Question: Is there a maple function comparable to RelationGraph?

Recently, I tried to write a function to get the lexicographic product of two graphs.

In  graph theory the lexicographic product G ∙ H of graphs G and H is a graph such that
  • the vertex set of G ∙ H is the cartesian product V(G) × V(H); and
  • any two vertices (u,v) and (x,y) are adjacent in G ∙ H if and only if either u is adjacent with x in G or u = x and v is adjacent with y in H.

I'm trying to write this function as defined after making sure it doesn't exist in maple. I saw a similar post by mathematica stack.

There are many answers in the post, the most interesting to me is the following code, which follows the definition of lexicographic product. 

lexicographicProduct[g1_?UndirectedGraphQ, g2_?UndirectedGraphQ, opt : OptionsPattern[]] := 
 RelationGraph[
   (* two nodes are connected if their corresponding nodes in the first graph are connected *)
   EdgeQ[g1, First[#1] \[UndirectedEdge] First[#2]] || 
   (* or their corresponding nodes in the first graph are the same and their corresponding nodes in the second graph are connected *)
   (First[#1] === First[#2] && EdgeQ[g2, Last[#1] \[UndirectedEdge] Last[#2]]) &,

   (* the vertices are the cartesian product of the two vertex sets *)
   Tuples[{VertexList[g1], VertexList[g2]}],

   (* also allow setting graph options *)
   opt
 ]

lexicographicProduct[CycleGraph[5], CycleGraph[3]]

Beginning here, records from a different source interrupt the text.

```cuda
template <int TILE_M, int NPAD>
__global__ void __launch_bounds__(384, 1) apply_tc_kernel(ApplyTcParams p) {
    extern __shared__ __align__(128) char smem[];
    __shared__ __align__(8) uint64_t s_full[2], s_tile_full, s_tile_free;
    const int tid = threadIdx.x, lane = tid & 31, warp = tid >> 5;
    const int kchunks = p.b1 / 4;
    const int ksteps = p.b1 / 8;
    const uint32_t a_sbo = 128u;
    const uint32_t b_lbo = 128u;
    const uint32_t b_sbo = (uint32_t)kchunks * 128u;
    char *raw_base = smem;
    char *a_hi = smem + 2 * (size_t)p.raw_slot, *a_lo = a_hi + p.a_tile;
    char *b_hi = a_lo + p.a_tile, *b_lo = b_hi + p.b_tile;

    if (tid == 0) {
        for (int i = 0; i < 2; i++) tc::mbar_init(tc::smem_u32(&s_full[i]), 1);
        tc::mbar_init(tc::smem_u32(&s_tile_full), 4);
        tc::mbar_init(tc::smem_u32(&s_tile_free), 8);
        asm volatile("fence.mbarrier_init.release.cluster;" ::: "memory");
    }
    for (int idx = tid; idx < NPAD * kchunks; idx += blockDim.x) {
        const int nn = idx % NPAD, kc = idx / NPAD;
        float4 v = make_float4(0.f, 0.f, 0.f, 0.f);
        if (nn < p.b2) {
            const float *m = p.M + (size_t)(4 * kc) * p.ldm + nn;
            v = make_float4(__ldg(m), __ldg(m + p.ldm), __ldg(m + 2 * (size_t)p.ldm), __ldg(m + 3 * (size_t)p.ldm));
        }
        uint4 hi, lo;
        tc::split_tf32(v, hi, lo);
        const uint32_t off = (uint32_t)(nn >> 3) * b_sbo + (uint32_t)(nn & 7) * 16u + (uint32_t)kc * b_lbo;
        *(uint4 *)(b_hi + off) = hi;
        *(uint4 *)(b_lo + off) = lo;
    }
    tc::fence_proxy_async();
    __syncthreads();

    const int64_t tiles_total = (p.n + TILE_M - 1) / TILE_M;
    const int nt = (int)((tiles_total - blockIdx.x + gridDim.x - 1) / gridDim.x);
    auto tile_row0 = [&](int t) { return ((int64_t)blockIdx.x + (int64_t)t * gridDim.x) * TILE_M; };
    auto tile_rows = [&](int t) { const int64_t r0 = tile_row0(t); return (int)(p.n - r0 < TILE_M ? p.n - r0 : TILE_M); };

    if (warp >= 8) {
        auto issue = [&](int t) {
            const int slot = t & 1;
            const uint32_t bytes = (uint32_t)tile_rows(t) * (uint32_t)p.b1 * 4u;
            const uint32_t bar = tc::smem_u32(&s_full[slot]);
            tc::mbar_expect_tx(bar, bytes);
            tc::bulk_g2s(tc::smem_u32(raw_base + (size_t)slot * p.raw_slot), p.Q + tile_row0(t) * p.b1, bytes, bar);
        };
        if (tid == 256) {
            if (nt > 0) issue(0);
            if (nt > 1) issue(1);
        }
        const int ltid = tid - 256;
        for (int t = 0; t < nt; t++) {
            const int slot = t & 1;
            const char *raw = raw_base + (size_t)slot * p.raw_slot;
            tc::mbar_wait(tc::smem_u32(&s_full[slot]), (uint32_t)(t >> 1) & 1);
            if (t >= 1) tc::mbar_wait(tc::smem_u32(&s_tile_free), (uint32_t)(t - 1) & 1);
            const int vr = tile_rows(t);
            for (int idx = ltid; idx < TILE_M * kchunks; idx += 128) {
                const int m = idx / kchunks, kc = idx - m * kchunks;
                float4 v = make_float4(0.f, 0.f, 0.f, 0.f);
                if (m < vr) v = *(const float4 *)(raw + ((size_t)m * p.b1 + 4 * kc) * 4);
                uint4 hi, lo;
                tc::split_tf32(v, hi, lo);
                const uint32_t off = (uint32_t)(m >> 3) * a_sbo + (uint32_t)(m & 7) * 16u + (uint32_t)kc * p.a_lbo;
                *(uint4 *)(a_hi + off) = hi;
                *(uint4 *)(a_lo + off) = lo;
            }
            tc::fence_proxy_async();
            __syncwarp();
            if (lane == 0) tc::mbar_arrive(tc::smem_u32(&s_tile_full));
            tc::named_sync(1, 128);
            if (tid == 256 && t + 2 < nt) issue(t + 2);
        }
    } else {
        const int wg = warp >> 2;
        const bool active = wg * 64 < TILE_M;
        float acc[NPAD / 2];
        const uint32_t a_off = (uint32_t)wg * 8u * a_sbo;
        for (int t = 0; t < nt; t++) {
            tc::mbar_wait(tc::smem_u32(&s_tile_full), (uint32_t)t & 1);
            __syncwarp();
            uint64_t dah = tc::make_desc(tc::smem_u32(a_hi) + a_off, p.a_lbo, a_sbo), dal = tc::make_desc(tc::smem_u32(a_lo) + a_off, p.a_lbo, a_sbo);
            uint64_t dbh = tc::make_desc(tc::smem_u32(b_hi), b_lbo, b_sbo), dbl = tc::make_desc(tc::smem_u32(b_lo), b_lbo, b_sbo);
            const uint64_t a_step = (uint64_t)((2u * p.a_lbo) >> 4), b_step = (uint64_t)((2u * b_lbo) >> 4);
            if (active) {
                tc::wgmma_fence();
                for (int ks = 0; ks < ksteps; ks++) {
                    tc::wgmma_tf32<NPAD>(acc, dah, dbh, ks > 0 ? 1u : 0u);
                    tc::wgmma_tf32<NPAD>(acc, dah, dbl, 1u);
                    tc::wgmma_tf32<NPAD>(acc, dal, dbh, 1u);
                    dah += a_step; dal += a_step; dbh += b_step; dbl += b_step;
                }
                tc::wgmma_commit();
                tc::wgmma_wait_all();
            }
            __syncwarp();
            if (lane == 0) tc::mbar_arrive(tc::smem_u32(&s_tile_free));
            if (!active) continue;
            const int vr = tile_rows(t);
            const int r0 = wg * 64 + (warp & 3) * 16 + (lane >> 2);
            float *orow = p.Out + tile_row0(t) * p.ldo;
#pragma unroll
            for (int j = 0; j < NPAD / 8; j++) {
                const int col = j * 8 + (lane & 3) * 2;
                if (col < p.b2) {
                    if (r0 < vr) *(float2 *)(orow + (size_t)r0 * p.ldo + col) = make_float2(acc[4 * j], acc[4 * j + 1]);
                    if (r0 + 8 < vr) *(float2 *)(orow + (size_t)(r0 + 8) * p.ldo + col) = make_float2(acc[4 * j + 2], acc[4 * j + 3]);
                }
            }
        }
    }
}

template <int TILE_M, int NPAD>
static int apply_tc_launch_t(gemb_ctx *ctx, const ApplyTcParams &p, int grid, size_t smem_bytes) {
    static size_t attr_bytes = 0;
    if (attr_bytes < smem_bytes) {
        GEMB_CUDA(cudaFuncSetAttribute(apply_tc_kernel<TILE_M, NPAD>, cudaFuncAttributeMaxDynamicSharedMemorySize, (int)smem_bytes));
        attr_bytes = smem_bytes;
    }
    apply_tc_kernel<TILE_M, NPAD><<<grid, 384, smem_bytes, ctx->stream>>>(p);
    GEMB_CUDA(cudaGetLastError());
    count_launch();
    return GEMB_OK;
}

template <int TILE_M>
static int apply_tc_dispatch(gemb_ctx *ctx, const ApplyTcParams &p, int npad, int grid, size_t smem_bytes) {
    switch (npad) {
        case 32: return apply_tc_launch_t<TILE_M, 32>(ctx, p, grid, smem_bytes);
        case 64: return apply_tc_launch_t<TILE_M, 64>(ctx, p, grid, smem_bytes);
        case 80: return apply_tc_launch_t<TILE_M, 80>(ctx, p, grid, smem_bytes);
        case 96: return apply_tc_launch_t<TILE_M, 96>(ctx, p, grid, smem_bytes);
        default: return apply_tc_launch_t<TILE_M, 128>(ctx, p, grid, smem_bytes);
    }
}

static int pad_width(int b) {
    const int widths[5] = {32, 64, 80, 96, 128};
    for (int w : widths) if (w >= b) return w;
    return 128;
}

static size_t apply_smem_bytes(int tile_m, int b1, int npad) {
    const size_t raw_slot = (size_t)tile_m * b1 * 4, a_tile = (size_t)(b1 / 4) * (16 * tile_m + 16);
    const size_t b_tile = (size_t)(npad / 8) * (b1 / 4) * 128;
    return 2 * raw_slot + 2 * a_tile + 2 * b_tile + 256;
}

int apply_tc_launch(gemb_ctx *ctx, int64_t n, const float *Q, int b1, const float *M, int ldm, int b2, float *Out, int ldo) {
    if (b1 % 8 || b2 % 4 || b1 > 128 || ldo < b2 || ldo % 4 || ((uintptr_t)Out & 15) || n <= 0) return GEMB_ERR_UNSUPPORTED;
    const int cfg[5][2] = {{128, 128}, {64, 128}, {128, 64}, {64, 64}, {64, 32}};
    int tile_m = 0, nbw = 0;
    for (const auto &c : cfg) {
        const int w = std::min(c[1], b2);
        if (apply_smem_bytes(c[0], b1, pad_width(w)) <= 226 * 1024) { tile_m = c[0]; nbw = w; break; }
    }
    if (!tile_m) return GEMB_ERR_UNSUPPORTED;
    const int64_t tiles = (n + tile_m - 1) / tile_m;
    int grid = ctx->sm_count;
    if (grid > tiles) grid = (int)tiles;
    for (int n0 = 0; n0 < b2; n0 += nbw) {
        ApplyTcParams p;
        const int w = std::min(nbw, b2 - n0), npad = pad_width(w);
        p.n = n; p.Q = Q; p.M = M + n0; p.Out = Out + n0; p.b1 = b1; p.b2 = w; p.ldm = ldm; p.ldo = ldo;
        p.a_lbo = 16u * (uint32_t)tile_m + 16u;
        p.a_tile = (uint32_t)(b1 / 4) * p.a_lbo;
        p.b_tile = (uint32_t)(npad / 8) * (uint32_t)(b1 / 4) * 128u;
        p.raw_slot = (uint32_t)((size_t)tile_m * b1 * 4);
        const size_t smem_bytes = apply_smem_bytes(tile_m, b1, npad);
        if (tile_m == 128) GEMB_TRY(apply_tc_dispatch<128>(ctx, p, npad, grid, smem_bytes));
        else GEMB_TRY(apply_tc_dispatch<64>(ctx, p, npad, grid, smem_bytes));
    }
    return GEMB_OK;
}

}
```

gem_b200/csrc/gram_tc.cu:

```cuda
#include "tc_common.cuh"

namespace gemb {

struct GramTcParams {
    int64_t n;
    const float *P, *Q;
    int ldp, ldq;
    int m0, n0, mb, nb;
    double *part;
    int ldg;
    int64_t part_stride;
    int stage_rows;
    uint32_t tile_bytes_a, tile_bytes_b;
    uint32_t raw_bytes_p, raw_bytes_q;
};

__device__ __forceinline__ void transform_unit(const char *raw, int ld, int c0, int w, int valid_rows, int k4, int j32,
                                               int lane, char *tile_hi, char *tile_lo, uint32_t lbo, uint32_t sbo) {
    const int mn = j32 * 32 + lane;
    if (mn >= w) return;
    const int k0 = k4 * 4;
    const float *src = (const float *)raw + (size_t)k0 * ld + c0 + mn;
    float4 v;
    v.x = (k0 + 0 < valid_rows) ? src[0] : 0.f;
    v.y = (k0 + 1 < valid_rows) ? src[(size_t)ld] : 0.f;
    v.z = (k0 + 2 < valid_rows) ? src[2 * (size_t)ld] : 0.f;
    v.w = (k0 + 3 < valid_rows) ? src[3 * (size_t)ld] : 0.f;
    uint4 hi, lo;
    tc::split_tf32(v, hi, lo);
    const uint32_t off = (uint32_t)(mn >> 3) * sbo + (uint32_t)(mn & 7) * 16u + (uint32_t)k4 * lbo;
    *(uint4 *)(tile_hi + off) = hi;
    *(uint4 *)(tile_lo + off) = lo;
}
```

It utilizes the  function RelationGraph in Mathematica. I feel that this function is generic in nature. So here I would ask maple if they had a similar function.

Function RelationGraph is to generate a graph based on data and a binary relation.

For example, using RelationGraph  I  can get easily  the kth power Gk of an graph G which is another graph that has the same set of vertices, but in which two vertices are adjacent when their distance in G is at most k.

Dis[g1_?UndirectedGraphQ, k_] := 
 RelationGraph[
  GraphDistance[g1, #1, #2] <= k && GraphDistance[g1, #1, #2] != 0 &, 
  VertexList[g1]]
Dis[PathGraph[Range[10]], 2]

If I use maple and do not use the built-in function GraphPower, I might deal with the following.

with(GraphTheory):
with(SpecialGraphs):
graphpower:=proc(G,k):
local choo,edge,vex,g;
 vex:=convert(Vertices(G),list);
 choo:= choose(vex, 2):
 g:= Graph(Vertices(G)):
 for edge in choo do 
     if Distance(G, edge[1], edge[2])<=k  then 
        AddEdge(g, convert(edge,set))
     fi;
  end do:
 return g;
end proc:
s:=graphpower(PathGraph(10),2);DrawGraph(s)

 

 

I believe if the RelationGraph function can be  implemented in maple, the function lexicographicProduct would be easier to obtain.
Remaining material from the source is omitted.